Problem to work on ▸
Show only those lines of the entries where the string "return" is found.
══════
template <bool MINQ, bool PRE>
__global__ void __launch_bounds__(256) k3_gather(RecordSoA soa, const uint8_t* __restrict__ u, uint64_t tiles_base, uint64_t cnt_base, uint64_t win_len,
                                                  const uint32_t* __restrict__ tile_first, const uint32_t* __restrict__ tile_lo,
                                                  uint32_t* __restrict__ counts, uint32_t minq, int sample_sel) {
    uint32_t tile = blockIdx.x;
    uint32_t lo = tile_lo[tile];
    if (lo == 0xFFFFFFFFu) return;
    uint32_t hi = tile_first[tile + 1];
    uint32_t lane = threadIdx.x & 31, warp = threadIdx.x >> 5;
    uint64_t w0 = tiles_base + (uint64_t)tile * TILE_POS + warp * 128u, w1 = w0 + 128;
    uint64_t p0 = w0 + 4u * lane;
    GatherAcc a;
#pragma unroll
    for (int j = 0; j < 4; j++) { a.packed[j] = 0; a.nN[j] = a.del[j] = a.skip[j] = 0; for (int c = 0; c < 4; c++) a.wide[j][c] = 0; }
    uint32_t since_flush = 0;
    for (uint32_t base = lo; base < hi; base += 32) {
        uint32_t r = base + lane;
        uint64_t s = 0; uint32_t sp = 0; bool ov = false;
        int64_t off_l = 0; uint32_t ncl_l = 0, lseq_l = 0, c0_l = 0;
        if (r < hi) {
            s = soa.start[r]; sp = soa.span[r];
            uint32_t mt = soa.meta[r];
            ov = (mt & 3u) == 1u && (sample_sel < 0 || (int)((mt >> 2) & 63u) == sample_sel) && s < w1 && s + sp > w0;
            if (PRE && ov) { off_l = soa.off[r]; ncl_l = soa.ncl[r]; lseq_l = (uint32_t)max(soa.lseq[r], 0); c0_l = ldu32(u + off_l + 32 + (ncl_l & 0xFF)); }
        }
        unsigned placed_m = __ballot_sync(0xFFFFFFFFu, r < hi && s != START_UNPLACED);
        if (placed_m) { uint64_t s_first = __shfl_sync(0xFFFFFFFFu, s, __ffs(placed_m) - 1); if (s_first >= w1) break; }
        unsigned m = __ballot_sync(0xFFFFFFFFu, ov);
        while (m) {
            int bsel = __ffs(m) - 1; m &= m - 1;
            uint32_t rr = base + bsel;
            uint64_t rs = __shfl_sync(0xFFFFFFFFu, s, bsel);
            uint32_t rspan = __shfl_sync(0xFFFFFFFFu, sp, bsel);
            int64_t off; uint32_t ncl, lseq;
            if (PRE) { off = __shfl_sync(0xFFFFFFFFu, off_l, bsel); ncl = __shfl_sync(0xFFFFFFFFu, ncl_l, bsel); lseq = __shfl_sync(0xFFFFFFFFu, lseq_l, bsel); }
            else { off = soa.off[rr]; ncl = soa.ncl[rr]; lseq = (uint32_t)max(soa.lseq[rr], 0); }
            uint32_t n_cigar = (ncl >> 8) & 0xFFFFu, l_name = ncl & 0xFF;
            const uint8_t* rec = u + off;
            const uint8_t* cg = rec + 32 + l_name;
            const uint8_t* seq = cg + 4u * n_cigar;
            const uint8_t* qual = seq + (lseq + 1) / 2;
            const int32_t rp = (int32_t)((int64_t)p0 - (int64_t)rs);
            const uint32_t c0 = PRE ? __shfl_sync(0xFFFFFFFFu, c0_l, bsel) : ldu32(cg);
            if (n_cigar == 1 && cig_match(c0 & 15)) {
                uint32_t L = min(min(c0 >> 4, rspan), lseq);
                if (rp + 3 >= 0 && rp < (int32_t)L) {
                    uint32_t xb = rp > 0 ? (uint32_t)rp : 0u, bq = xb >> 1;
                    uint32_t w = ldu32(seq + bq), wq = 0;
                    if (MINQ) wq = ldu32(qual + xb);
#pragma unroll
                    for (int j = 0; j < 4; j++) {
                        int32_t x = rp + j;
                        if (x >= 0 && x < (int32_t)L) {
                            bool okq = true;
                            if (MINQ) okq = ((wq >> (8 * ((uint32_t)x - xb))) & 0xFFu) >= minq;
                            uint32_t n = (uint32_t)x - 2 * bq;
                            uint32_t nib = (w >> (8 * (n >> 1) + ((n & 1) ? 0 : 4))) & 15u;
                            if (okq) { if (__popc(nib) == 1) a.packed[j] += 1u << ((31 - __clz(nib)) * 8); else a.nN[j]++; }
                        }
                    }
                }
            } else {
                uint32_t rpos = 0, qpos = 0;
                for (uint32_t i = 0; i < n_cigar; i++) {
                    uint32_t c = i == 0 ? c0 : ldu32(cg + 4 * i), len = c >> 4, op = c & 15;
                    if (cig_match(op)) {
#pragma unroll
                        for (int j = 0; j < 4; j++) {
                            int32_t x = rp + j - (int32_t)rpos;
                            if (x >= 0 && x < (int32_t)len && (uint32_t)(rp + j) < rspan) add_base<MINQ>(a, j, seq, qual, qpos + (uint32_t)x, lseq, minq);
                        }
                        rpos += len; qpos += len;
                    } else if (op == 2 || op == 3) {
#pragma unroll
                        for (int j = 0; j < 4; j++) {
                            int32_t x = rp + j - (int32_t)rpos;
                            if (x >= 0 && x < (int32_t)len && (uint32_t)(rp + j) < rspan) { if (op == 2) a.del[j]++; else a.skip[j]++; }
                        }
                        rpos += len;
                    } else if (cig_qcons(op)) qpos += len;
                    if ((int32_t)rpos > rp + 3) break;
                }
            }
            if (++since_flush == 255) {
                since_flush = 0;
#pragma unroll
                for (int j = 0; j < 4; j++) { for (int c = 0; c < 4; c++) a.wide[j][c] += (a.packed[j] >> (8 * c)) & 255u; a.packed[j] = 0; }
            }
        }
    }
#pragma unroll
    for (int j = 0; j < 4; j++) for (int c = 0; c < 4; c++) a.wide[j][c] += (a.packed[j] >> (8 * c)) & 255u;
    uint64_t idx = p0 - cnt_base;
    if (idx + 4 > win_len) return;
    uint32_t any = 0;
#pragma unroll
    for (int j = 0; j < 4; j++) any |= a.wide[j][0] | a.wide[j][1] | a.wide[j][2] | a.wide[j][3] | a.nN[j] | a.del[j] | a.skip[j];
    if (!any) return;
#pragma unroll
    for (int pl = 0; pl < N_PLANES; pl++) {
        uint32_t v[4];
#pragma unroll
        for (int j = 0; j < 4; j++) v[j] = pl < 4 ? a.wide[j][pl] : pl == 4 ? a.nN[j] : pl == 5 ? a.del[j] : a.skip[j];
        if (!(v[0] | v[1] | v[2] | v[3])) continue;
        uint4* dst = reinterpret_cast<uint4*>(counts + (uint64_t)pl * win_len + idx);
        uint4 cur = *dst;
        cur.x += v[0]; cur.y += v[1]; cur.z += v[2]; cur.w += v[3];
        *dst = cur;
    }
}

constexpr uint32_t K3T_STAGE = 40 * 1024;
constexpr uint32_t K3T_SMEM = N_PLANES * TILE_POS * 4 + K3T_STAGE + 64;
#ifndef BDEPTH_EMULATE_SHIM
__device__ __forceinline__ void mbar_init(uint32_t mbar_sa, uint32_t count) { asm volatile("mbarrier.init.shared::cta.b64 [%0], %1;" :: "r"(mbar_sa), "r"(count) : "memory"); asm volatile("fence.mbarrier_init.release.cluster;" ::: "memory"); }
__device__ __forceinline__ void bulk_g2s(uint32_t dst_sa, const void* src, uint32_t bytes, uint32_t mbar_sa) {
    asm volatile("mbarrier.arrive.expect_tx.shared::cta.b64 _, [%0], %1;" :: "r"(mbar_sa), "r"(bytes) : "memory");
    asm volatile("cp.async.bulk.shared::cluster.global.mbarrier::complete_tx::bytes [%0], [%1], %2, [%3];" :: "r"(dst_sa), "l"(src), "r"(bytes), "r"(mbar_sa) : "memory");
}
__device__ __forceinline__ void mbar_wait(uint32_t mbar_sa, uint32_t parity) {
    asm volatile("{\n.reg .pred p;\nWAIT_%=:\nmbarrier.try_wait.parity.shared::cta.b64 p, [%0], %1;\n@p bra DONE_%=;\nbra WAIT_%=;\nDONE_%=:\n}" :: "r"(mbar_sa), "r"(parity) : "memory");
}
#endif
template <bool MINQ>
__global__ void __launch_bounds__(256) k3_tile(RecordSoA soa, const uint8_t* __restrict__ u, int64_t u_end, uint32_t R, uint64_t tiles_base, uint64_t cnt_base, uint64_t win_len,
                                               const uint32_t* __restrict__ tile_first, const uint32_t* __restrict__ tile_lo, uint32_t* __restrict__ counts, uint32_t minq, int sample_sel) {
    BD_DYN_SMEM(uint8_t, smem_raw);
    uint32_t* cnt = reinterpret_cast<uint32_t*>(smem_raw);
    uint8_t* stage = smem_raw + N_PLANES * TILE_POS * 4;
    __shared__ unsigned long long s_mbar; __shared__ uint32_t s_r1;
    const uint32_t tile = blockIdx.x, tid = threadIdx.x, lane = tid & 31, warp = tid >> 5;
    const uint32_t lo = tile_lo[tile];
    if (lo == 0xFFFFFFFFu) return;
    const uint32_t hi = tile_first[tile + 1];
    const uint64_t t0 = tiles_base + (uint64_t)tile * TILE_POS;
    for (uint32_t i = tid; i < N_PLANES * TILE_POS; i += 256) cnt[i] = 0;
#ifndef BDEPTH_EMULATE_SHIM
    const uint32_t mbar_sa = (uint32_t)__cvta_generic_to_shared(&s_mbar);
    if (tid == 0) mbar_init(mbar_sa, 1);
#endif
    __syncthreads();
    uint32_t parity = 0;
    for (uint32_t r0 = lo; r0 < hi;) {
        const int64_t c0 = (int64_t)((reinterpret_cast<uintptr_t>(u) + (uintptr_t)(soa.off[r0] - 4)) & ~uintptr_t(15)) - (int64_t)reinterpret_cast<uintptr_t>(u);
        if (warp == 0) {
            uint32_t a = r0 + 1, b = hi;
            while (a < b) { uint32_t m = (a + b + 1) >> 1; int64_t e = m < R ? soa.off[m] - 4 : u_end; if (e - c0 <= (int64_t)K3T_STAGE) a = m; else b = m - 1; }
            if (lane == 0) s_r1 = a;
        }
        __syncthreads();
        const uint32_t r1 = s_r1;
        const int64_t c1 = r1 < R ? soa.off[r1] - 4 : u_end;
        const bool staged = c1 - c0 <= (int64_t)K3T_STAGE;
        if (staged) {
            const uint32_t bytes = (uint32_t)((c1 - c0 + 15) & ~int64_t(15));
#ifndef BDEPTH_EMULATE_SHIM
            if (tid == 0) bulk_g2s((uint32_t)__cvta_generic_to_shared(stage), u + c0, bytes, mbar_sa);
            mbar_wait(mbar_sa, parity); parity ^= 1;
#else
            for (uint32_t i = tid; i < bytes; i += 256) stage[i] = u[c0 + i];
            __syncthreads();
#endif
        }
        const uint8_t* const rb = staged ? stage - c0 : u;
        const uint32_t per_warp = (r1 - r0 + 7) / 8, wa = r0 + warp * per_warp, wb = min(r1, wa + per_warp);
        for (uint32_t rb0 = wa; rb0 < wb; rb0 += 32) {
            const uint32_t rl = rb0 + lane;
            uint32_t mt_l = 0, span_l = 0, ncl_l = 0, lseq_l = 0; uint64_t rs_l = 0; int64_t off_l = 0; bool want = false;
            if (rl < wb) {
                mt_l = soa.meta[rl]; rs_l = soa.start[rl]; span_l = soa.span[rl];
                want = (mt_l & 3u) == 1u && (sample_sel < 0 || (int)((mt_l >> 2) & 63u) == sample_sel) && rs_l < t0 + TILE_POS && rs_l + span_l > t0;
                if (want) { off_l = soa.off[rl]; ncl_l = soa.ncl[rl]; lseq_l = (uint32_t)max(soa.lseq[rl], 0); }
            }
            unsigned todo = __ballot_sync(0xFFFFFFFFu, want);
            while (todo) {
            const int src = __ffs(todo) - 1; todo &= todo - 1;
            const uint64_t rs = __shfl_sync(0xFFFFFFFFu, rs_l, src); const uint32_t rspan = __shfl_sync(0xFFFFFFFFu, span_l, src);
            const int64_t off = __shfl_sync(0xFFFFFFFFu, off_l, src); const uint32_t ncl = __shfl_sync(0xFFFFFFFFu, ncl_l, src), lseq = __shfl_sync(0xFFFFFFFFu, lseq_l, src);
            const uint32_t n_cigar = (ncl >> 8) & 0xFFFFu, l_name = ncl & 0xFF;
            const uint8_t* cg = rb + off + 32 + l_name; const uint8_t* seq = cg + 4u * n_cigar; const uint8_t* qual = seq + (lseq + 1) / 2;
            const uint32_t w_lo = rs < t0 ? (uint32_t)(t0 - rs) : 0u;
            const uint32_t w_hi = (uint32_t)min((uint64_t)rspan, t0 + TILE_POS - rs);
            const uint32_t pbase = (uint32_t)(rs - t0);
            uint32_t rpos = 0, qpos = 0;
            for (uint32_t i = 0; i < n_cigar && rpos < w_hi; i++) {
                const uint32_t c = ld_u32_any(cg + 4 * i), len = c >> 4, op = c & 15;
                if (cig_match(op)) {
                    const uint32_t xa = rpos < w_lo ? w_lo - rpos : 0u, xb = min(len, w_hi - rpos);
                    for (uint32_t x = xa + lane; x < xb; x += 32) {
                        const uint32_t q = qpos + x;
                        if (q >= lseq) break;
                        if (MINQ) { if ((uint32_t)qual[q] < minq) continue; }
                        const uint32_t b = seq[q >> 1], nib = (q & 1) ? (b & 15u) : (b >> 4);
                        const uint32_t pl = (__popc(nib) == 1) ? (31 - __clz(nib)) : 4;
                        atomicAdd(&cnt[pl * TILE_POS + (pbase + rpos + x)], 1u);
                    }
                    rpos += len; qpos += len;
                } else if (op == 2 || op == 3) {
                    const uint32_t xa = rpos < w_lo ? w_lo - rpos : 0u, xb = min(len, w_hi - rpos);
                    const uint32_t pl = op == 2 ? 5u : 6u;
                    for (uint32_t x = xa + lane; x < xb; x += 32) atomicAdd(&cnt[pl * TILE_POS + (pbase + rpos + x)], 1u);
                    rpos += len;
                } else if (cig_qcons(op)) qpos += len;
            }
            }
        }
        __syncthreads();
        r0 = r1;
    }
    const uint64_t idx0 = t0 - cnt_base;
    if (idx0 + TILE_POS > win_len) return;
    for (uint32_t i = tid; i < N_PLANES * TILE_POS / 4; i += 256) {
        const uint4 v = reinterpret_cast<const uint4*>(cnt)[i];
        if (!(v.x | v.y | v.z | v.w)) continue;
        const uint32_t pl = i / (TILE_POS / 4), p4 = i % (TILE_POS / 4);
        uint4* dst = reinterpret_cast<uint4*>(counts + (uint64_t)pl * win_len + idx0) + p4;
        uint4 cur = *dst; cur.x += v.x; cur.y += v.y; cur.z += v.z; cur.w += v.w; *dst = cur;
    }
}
══════
Solution for this exercise ▸
    if (lo == 0xFFFFFFFFu) return;
    if (idx + 4 > win_len) return;
    if (!any) return;
    if (lo == 0xFFFFFFFFu) return;
    if (idx0 + TILE_POS > win_len) return;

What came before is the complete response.